PROVIDED INFORMATION:

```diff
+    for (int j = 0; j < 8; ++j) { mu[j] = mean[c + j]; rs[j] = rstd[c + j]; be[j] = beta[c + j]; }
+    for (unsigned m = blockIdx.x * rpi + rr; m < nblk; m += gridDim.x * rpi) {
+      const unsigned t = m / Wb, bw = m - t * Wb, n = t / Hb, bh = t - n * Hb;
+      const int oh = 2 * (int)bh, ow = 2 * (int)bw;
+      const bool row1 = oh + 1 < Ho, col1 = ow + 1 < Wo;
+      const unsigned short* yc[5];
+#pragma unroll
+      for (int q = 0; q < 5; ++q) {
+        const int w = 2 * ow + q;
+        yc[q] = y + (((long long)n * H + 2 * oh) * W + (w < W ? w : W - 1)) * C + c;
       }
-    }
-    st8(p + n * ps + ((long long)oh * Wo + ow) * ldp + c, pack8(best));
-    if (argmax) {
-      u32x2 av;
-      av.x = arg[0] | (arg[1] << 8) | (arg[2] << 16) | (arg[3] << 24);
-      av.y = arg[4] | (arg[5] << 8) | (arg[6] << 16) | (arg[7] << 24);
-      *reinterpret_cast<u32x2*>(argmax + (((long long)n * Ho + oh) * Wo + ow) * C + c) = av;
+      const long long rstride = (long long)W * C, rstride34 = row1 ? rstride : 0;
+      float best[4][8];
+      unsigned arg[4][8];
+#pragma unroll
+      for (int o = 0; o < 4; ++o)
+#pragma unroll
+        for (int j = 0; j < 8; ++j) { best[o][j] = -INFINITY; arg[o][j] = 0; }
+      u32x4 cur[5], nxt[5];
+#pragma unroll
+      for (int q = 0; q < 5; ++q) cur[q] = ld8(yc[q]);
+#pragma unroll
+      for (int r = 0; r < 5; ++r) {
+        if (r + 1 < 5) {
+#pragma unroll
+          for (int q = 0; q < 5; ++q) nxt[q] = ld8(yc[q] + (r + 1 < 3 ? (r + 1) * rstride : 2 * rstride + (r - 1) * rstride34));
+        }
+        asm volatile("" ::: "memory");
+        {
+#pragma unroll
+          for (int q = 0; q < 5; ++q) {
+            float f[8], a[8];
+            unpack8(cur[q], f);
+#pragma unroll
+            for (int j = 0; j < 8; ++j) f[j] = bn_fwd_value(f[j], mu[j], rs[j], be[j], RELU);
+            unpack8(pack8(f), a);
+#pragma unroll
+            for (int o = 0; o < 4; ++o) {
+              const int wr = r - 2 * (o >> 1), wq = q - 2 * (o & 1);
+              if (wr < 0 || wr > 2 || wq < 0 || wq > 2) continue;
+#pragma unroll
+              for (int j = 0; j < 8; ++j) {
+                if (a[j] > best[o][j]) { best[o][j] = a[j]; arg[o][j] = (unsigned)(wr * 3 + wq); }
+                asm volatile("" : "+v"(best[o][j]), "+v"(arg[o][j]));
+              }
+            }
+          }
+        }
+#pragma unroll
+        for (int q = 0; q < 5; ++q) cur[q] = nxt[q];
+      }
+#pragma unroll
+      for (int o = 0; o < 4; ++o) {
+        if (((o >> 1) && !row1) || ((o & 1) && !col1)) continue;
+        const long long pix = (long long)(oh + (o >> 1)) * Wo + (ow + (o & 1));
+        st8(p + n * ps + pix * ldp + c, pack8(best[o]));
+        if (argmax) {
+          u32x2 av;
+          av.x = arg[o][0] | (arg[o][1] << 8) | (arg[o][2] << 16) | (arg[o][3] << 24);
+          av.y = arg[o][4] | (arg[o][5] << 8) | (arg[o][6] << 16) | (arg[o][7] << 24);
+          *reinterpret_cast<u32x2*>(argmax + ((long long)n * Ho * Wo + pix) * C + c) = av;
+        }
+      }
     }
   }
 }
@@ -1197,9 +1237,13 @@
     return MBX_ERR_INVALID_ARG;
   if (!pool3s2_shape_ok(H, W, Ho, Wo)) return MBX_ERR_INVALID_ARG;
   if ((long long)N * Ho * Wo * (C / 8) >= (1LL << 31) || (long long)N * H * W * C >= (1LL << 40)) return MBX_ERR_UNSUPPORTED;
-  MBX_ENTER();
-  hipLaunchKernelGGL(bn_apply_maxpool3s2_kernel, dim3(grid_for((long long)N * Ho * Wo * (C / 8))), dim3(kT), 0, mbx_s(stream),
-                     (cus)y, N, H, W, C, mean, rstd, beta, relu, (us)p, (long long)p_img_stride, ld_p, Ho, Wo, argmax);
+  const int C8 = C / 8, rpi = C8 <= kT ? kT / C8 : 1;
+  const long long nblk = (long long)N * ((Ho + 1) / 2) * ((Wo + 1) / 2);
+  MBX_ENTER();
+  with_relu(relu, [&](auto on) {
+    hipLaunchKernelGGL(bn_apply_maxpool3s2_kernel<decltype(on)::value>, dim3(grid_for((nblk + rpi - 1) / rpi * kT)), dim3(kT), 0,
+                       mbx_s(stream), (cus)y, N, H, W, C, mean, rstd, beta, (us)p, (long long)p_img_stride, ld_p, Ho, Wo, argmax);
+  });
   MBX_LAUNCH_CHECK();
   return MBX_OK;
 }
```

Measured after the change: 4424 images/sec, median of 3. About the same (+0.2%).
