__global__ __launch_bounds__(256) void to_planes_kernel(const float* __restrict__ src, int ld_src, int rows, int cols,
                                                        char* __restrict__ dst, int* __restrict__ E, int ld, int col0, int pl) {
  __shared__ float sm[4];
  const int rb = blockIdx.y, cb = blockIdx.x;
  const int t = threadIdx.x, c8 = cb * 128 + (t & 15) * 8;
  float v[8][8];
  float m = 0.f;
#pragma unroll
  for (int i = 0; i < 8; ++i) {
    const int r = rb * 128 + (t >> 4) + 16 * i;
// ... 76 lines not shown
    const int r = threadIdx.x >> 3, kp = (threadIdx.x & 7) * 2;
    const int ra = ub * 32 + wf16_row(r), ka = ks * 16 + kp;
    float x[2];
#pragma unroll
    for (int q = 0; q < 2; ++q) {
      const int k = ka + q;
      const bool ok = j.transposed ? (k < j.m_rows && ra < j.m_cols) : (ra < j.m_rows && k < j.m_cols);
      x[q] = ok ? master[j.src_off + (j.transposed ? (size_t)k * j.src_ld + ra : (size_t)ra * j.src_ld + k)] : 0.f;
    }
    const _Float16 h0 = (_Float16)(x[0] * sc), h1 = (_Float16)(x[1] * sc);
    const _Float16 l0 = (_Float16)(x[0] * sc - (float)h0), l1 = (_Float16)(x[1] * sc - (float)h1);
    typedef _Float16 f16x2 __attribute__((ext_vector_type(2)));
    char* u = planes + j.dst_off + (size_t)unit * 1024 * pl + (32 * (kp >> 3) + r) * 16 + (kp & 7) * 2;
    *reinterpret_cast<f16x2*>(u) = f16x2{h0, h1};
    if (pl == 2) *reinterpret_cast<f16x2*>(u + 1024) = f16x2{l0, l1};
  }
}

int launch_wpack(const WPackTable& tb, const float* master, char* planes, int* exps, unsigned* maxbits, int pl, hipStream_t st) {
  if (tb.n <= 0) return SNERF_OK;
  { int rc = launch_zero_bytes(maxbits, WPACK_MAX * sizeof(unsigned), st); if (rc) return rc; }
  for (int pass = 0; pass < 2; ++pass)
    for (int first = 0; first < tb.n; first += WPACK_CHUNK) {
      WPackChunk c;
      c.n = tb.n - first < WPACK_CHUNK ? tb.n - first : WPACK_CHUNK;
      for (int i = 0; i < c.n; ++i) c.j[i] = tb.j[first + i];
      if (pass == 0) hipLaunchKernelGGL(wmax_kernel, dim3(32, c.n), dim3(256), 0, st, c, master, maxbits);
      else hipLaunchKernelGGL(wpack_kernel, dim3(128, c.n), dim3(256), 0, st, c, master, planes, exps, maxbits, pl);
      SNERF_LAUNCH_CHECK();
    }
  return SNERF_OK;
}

TASK DIRECTIONS: The lines to return are those in the entries above that include "exps".

FINAL ANSWER:
int launch_wpack(const WPackTable& tb, const float* master, char* planes, int* exps, unsigned* maxbits, int pl, hipStream_t st) {
      else hipLaunchKernelGGL(wpack_kernel, dim3(128, c.n), dim3(256), 0, st, c, master, planes, exps, maxbits, pl);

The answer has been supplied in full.